Stored data:
—————

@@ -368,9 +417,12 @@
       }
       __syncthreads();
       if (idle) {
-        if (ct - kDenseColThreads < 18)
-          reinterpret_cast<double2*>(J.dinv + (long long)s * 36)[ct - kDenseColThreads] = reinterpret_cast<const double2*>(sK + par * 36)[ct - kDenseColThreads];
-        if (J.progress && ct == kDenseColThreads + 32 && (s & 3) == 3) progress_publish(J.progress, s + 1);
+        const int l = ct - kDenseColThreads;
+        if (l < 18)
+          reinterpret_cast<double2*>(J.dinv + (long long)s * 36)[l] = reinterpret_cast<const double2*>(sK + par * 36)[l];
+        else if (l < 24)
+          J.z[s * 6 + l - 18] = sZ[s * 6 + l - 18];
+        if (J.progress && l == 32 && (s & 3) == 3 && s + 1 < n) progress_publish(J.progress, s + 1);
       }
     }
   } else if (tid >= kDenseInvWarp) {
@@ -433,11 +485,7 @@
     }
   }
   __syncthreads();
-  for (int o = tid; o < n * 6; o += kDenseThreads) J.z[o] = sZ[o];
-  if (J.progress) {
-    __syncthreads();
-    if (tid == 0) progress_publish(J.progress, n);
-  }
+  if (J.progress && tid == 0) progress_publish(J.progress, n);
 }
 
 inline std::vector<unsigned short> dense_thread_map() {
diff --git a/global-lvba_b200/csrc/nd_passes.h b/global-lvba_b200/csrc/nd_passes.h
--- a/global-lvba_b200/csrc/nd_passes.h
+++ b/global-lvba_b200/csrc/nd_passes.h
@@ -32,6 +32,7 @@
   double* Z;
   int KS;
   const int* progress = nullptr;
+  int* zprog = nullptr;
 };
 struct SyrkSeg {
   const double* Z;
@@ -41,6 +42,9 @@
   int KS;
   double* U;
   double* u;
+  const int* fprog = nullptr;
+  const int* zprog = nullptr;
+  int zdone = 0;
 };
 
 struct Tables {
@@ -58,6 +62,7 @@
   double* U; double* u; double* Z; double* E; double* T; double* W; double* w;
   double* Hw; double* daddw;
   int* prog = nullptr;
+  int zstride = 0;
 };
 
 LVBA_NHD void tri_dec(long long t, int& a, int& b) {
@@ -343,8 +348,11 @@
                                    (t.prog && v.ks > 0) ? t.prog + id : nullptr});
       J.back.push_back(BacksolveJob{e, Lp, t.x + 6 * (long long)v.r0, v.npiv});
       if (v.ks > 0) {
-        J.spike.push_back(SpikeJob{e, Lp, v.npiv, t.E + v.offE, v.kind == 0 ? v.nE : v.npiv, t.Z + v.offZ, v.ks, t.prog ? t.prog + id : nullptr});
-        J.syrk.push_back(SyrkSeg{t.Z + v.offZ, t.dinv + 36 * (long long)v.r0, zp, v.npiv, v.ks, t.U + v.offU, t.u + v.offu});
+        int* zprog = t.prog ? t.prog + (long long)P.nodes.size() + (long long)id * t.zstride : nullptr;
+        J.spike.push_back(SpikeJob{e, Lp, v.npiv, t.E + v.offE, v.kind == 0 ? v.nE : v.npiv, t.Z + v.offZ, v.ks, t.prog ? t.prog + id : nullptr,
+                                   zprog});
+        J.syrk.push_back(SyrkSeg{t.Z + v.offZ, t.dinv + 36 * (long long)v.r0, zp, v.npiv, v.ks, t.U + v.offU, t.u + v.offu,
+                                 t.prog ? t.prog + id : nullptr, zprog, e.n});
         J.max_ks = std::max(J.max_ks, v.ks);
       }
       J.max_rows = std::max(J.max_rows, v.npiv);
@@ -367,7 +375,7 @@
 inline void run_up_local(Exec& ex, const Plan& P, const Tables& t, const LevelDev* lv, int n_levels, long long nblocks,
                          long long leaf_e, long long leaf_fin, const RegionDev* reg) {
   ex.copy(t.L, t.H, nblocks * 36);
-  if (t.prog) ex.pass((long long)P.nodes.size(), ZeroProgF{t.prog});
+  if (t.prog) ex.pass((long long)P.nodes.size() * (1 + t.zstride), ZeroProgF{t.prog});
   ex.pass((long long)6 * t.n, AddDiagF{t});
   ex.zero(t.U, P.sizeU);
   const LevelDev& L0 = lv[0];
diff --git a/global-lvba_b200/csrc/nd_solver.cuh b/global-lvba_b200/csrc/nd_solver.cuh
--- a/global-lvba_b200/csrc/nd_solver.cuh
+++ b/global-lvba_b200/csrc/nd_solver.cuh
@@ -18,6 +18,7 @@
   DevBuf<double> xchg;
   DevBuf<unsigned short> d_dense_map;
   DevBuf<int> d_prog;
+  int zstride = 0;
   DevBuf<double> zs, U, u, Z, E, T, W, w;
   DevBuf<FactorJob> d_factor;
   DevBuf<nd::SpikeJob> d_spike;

—————

» **Work instructions**
Please print exactly what appears from the first line of the data through the line with "else if (tid", including both of those lines and nothing past them.

» **Solution for this problem**
@@ -368,9 +417,12 @@
       }
       __syncthreads();
       if (idle) {
-        if (ct - kDenseColThreads < 18)
-          reinterpret_cast<double2*>(J.dinv + (long long)s * 36)[ct - kDenseColThreads] = reinterpret_cast<const double2*>(sK + par * 36)[ct - kDenseColThreads];
-        if (J.progress && ct == kDenseColThreads + 32 && (s & 3) == 3) progress_publish(J.progress, s + 1);
+        const int l = ct - kDenseColThreads;
+        if (l < 18)
+          reinterpret_cast<double2*>(J.dinv + (long long)s * 36)[l] = reinterpret_cast<const double2*>(sK + par * 36)[l];
+        else if (l < 24)
+          J.z[s * 6 + l - 18] = sZ[s * 6 + l - 18];
+        if (J.progress && l == 32 && (s & 3) == 3 && s + 1 < n) progress_publish(J.progress, s + 1);
       }
     }
   } else if (tid >= kDenseInvWarp) {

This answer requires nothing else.